• _WHAT IS BEING ASKED_
Extract every line below that contains the word "long".
*** Opening of DATA FOR THIS EXERCISE ***
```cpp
template <int EXT_STACK, int MINB, int KB = BLOCK, bool MOT = false>
__global__ __launch_bounds__(KB, MINB) void k_extend2(SceneD sc, PoolD pool, CountersD* cnt) {
    constexpr int WIN = EXT_WINDOW / BLOCK * KB, CAND = (KB <= 128 ? EXT_CAND_SMALL : EXT_CAND) / BLOCK * KB;
    __shared__ uint32_t stack[EXT_STACK * KB];
    __shared__ uint32_t s_best_id[WIN];
    __shared__ double s_cand_t[CAND];
    __shared__ uint32_t s_cand_items[CAND];
    __shared__ uint16_t s_cand_sl[CAND];
    __shared__ uint32_t s_nrays, s_next, s_win;
    uint32_t* stk = &stack[threadIdx.x];
    const int lane = (int)(threadIdx.x & 63u);
    const double t_min = 1e-3;
    const float t_min_f = __double2float_rd(t_min);
    unsigned long long nseg = 0;
    const uint32_t n_windows = pool.n_alloc / WIN;
    constexpr uint32_t PARTS = PT_TAIL_SPLIT ? PT_TAIL_PARTS : 1, CH = (uint32_t)(WIN / KB) / PARTS;
    static_assert(PARTS * CH == (uint32_t)(WIN / KB), "");
    const uint32_t n_tail = PT_TAIL_SPLIT ? (n_windows < gridDim.x * PT_TAIL_SPAN ? n_windows : gridDim.x * PT_TAIL_SPAN) : 0u;
    const uint32_t n_full = n_windows - n_tail, n_queue = n_full + PARTS * n_tail;
    if (blockIdx.x == 0 && threadIdx.x == 0) cnt->win_shade = 0;
    if (ldu(&cnt->alive) == 0ull) return;
#ifdef PT_STAMPS
    if (threadIdx.x < 8) g_prof[CLASS_DEAD][threadIdx.x] = 0ull;
#endif
    if (threadIdx.x == 0) { s_win = (uint32_t)atomicAdd(&cnt->win_extend, 1ull); s_nrays = 0; s_next = 0; }
    __syncthreads();
    for (;;) {
        const uint32_t q = s_win;
        if (q >= n_queue) break;
        const uint32_t win = q < n_full ? q : n_full + (q - n_full) / PARTS;
        const int j_lo = q < n_full ? 0 : (int)(((q - n_full) % PARTS) * CH), j_hi = q < n_full ? WIN / KB : j_lo + (int)CH;
        const uint32_t wbase = (PT_K2_REVERSE ? n_windows - 1u - win : win) * WIN;
        PT_STAMP(e0);
#if PT_K2_PREFETCH
        uint32_t state_next = pool.bounce[wbase + (uint32_t)j_lo * KB + threadIdx.x];
        RayD r_next{};
        if (state_next < SLOT_IDLE) r_next = load_ray(pool, wbase + (uint32_t)j_lo * KB + threadIdx.x);
#endif
        for (int j = j_lo; j < j_hi; ++j) {
            const uint32_t sl = (uint32_t)j * KB + threadIdx.x;
#if PT_K2_PREFETCH
            const uint32_t state = state_next;
            const bool alive = state < SLOT_IDLE;
            const RayD r = r_next;
            if (j + 1 < j_hi) {
                state_next = pool.bounce[wbase + sl + KB];
                if (state_next < SLOT_IDLE) r_next = load_ray(pool, wbase + sl + KB);
            }
#else
            const uint32_t state = pool.bounce[wbase + sl];
            const bool alive = state < SLOT_IDLE;
            RayD r{};
            if (alive) r = load_ray(pool, wbase + sl);
#endif
            uint32_t n_my = 0, items = 0xFFFFFFFFu;
            RayF f{};
            Closest best{D_INF, HIT_NONE};
            float t_max_f = t_max_f32(best.t);
            if (alive) {
                ++nseg;
                f = make_rayf(r.o, r.d, sc.tlas_extent);
            }
            auto visit_entry = [&](auto uniform, uint32_t ei, const Entry& e, int sp) {
                constexpr bool U = decltype(uniform)::value;
                if (e.kind == ENTRY_MESH) {
                    if (n_my < 4u && ei < 0xFFu) {
                        items = (items & ~(0xFFu << (8u * n_my))) | (ei << (8u * n_my));
                        ++n_my;
                    } else {
                        blas_pass<KB, MOT>(sc, r, e, t_min, t_min_f, stk + (size_t)sp * KB, EXT_STACK - sp, best);
                        t_max_f = t_max_f32(best.t);
                    }
                } else {
                    const RayD lr = ray_to_local_chain<U, MOT>(sc, e.inst, r);
                    const uint32_t n = e.kind == ENTRY_CUBOID ? 6u : 1u;
                    for (uint32_t i = 0; i < n; ++i) test_world_prim<U>(sc, lr, t_min, e.first_prim + i, best);
                    t_max_f = t_max_f32(best.t);
                }
            };
            if (sc.tlas_flat) {
                best = flat_top_level<false, true, MOT>(sc, alive, r, f, t_min, t_min_f, lane, PairLds{}, [&](uint32_t ei, const Entry& e, Closest& b) {
                    best = b;
                    visit_entry(std::true_type{}, ei, e, 0);
                    b = best;
                });
            } else if (alive) {
                int sp = 0;
                uint32_t cur = sc.tlas_root;
                for (;;) {
                    if ((cur & REF_TYPE_MASK) == REF_NODE) {
                        uint32_t c0, c1;
                        const int n = visit_node(&sc.nodes[cur], f, t_min_f, t_max_f, c0, c1);
                        if (n == 2 && sp < EXT_STACK) stk[(sp++) * KB] = c1;
                        if (n > 0) {
                            cur = c0;
                            continue;
                        }
                    } else if ((cur & REF_TYPE_MASK) == REF_ENTRY) {
                        const uint32_t ei = cur & 0x3FFFFFFFu;
                        visit_entry(std::false_type{}, ei, sc.entries[ei], sp);
                    }
                    if (sp == 0) break;
                    cur = stk[(--sp) * KB];
                }
            }
            const unsigned long long m = __ballot(n_my > 0);
            if (m) {
                const int leader = __ffsll((long long)m) - 1;
                uint32_t base = 0;
                if (lane == leader) base = atomicAdd(&s_nrays, (uint32_t)__popcll(m));
                base = (uint32_t)__shfl((int)base, leader);
                if (n_my > 0) {
                    const uint32_t pos = base + (uint32_t)__popcll(m & ((1ull << lane) - 1ull));
                    if (pos < (uint32_t)CAND) {
                        s_cand_t[pos] = best.t;
                        s_cand_items[pos] = items;
                        s_cand_sl[pos] = (uint16_t)sl;
                    } else {
                        for (uint32_t k = 0; k < n_my; ++k) blas_pass<KB, MOT>(sc, r, sc.entries[(items >> (8u * k)) & 0xFFu], t_min, t_min_f, stk, EXT_STACK, best);
                    }
                }
            }
            s_best_id[sl] = alive ? best.id : dead_or_idle(state);
        }
        PT_STAMP(e1);
        __syncthreads();
        PT_STAMP(e2);
        const uint32_t n_rays = s_nrays < (uint32_t)CAND ? s_nrays : (uint32_t)CAND;
        {
            bool busy = false, exhausted = false;
            uint32_t sl = 0, items = 0, item_k = 0, cur = REF_EMPTY, first_prim = 0;
            int sp = 0;
            RayD wr{}, r{};
            RayF f{};
            Closest best{D_INF, HIT_NONE};
            float t_max_f = 0.0f;
            auto start_item = [&]() -> bool {
                const uint32_t ei = item_k < 4u ? (items >> (8u * item_k)) & 0xFFu : 0xFFu;
                if (ei == 0xFFu) return false;
                const Entry e = sc.entries[ei];
                r = ray_to_local_chain<false, MOT>(sc, e.inst, wr);
                first_prim = e.first_prim;
                f = make_rayf(r.o, r.d, e.extent);
                t_max_f = t_max_f32(best.t);
// ... 37 lines not shown
                    if ((cur & REF_TYPE_MASK) == REF_TRIS) {
                        const uint32_t first = cur & 0x07FFFFFFu, count = ((cur >> 27) & 7u) + 1u;
                        test_leaf(sc, first, count, r, t_min, first_prim, best);
                        t_max_f = t_max_f32(best.t);
                        cur = sp > 0 ? stk[(--sp) * KB] : REF_EMPTY;
                    }
                    if (cur == REF_EMPTY) {
                        ++item_k;
                        if (!start_item()) {
                            s_best_id[sl] = best.id;
                            busy = false;
                        }
                    }
                }
            }
        }
        PT_STAMP(e3);
        __syncthreads();
        PT_STAMP(e4);
#ifdef PT_STAMPS
        if (lane == 0) {
            atomicAdd(&g_prof[CLASS_DEAD][0], 1ull);
            atomicAdd(&g_prof[CLASS_DEAD][1], t_e1 - t_e0);
            atomicAdd(&g_prof[CLASS_DEAD][2], t_e2 - t_e1);
            atomicAdd(&g_prof[CLASS_DEAD][3], t_e3 - t_e2);
            atomicAdd(&g_prof[CLASS_DEAD][4], t_e4 - t_e3);
            atomicAdd(&g_prof[CLASS_DEAD][5], (unsigned long long)n_rays);
        }
#endif
        {
            uint32_t word[WIN / KB];
#pragma unroll
            for (int j = 0; j < WIN / KB; ++j) word[j] = (j >= j_lo && j < j_hi) ? hit_word(sc, s_best_id[(uint32_t)j * KB + threadIdx.x]) : 0u;
#pragma unroll
            for (int j = 0; j < WIN / KB; ++j) if (j >= j_lo && j < j_hi) stnt(&pool.hit_prim[wbase + (uint32_t)j * KB + threadIdx.x], word[j]);
        }
        if (threadIdx.x == 0) { s_win = (uint32_t)atomicAdd(&cnt->win_extend, 1ull); s_nrays = 0; s_next = 0; }
        __syncthreads();
    }
    nseg = wave_sum(nseg);
    if (nseg && (threadIdx.x & 63u) == 0u) atomicAdd(&cnt->segments, nseg);
#ifdef PT_STAMPS
    __syncthreads();
    if (threadIdx.x < 8 && g_prof[CLASS_DEAD][threadIdx.x]) atomicAdd(&cnt->prof[CLASS_DEAD][threadIdx.x], g_prof[CLASS_DEAD][threadIdx.x]);
#endif
}

}
```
*** Close of DATA FOR THIS EXERCISE ***
• _SOLUTION TO THIS PROBLEM_
    unsigned long long nseg = 0;
            const unsigned long long m = __ballot(n_my > 0);
                const int leader = __ffsll((long long)m) - 1;
            atomicAdd(&g_prof[CLASS_DEAD][5], (unsigned long long)n_rays);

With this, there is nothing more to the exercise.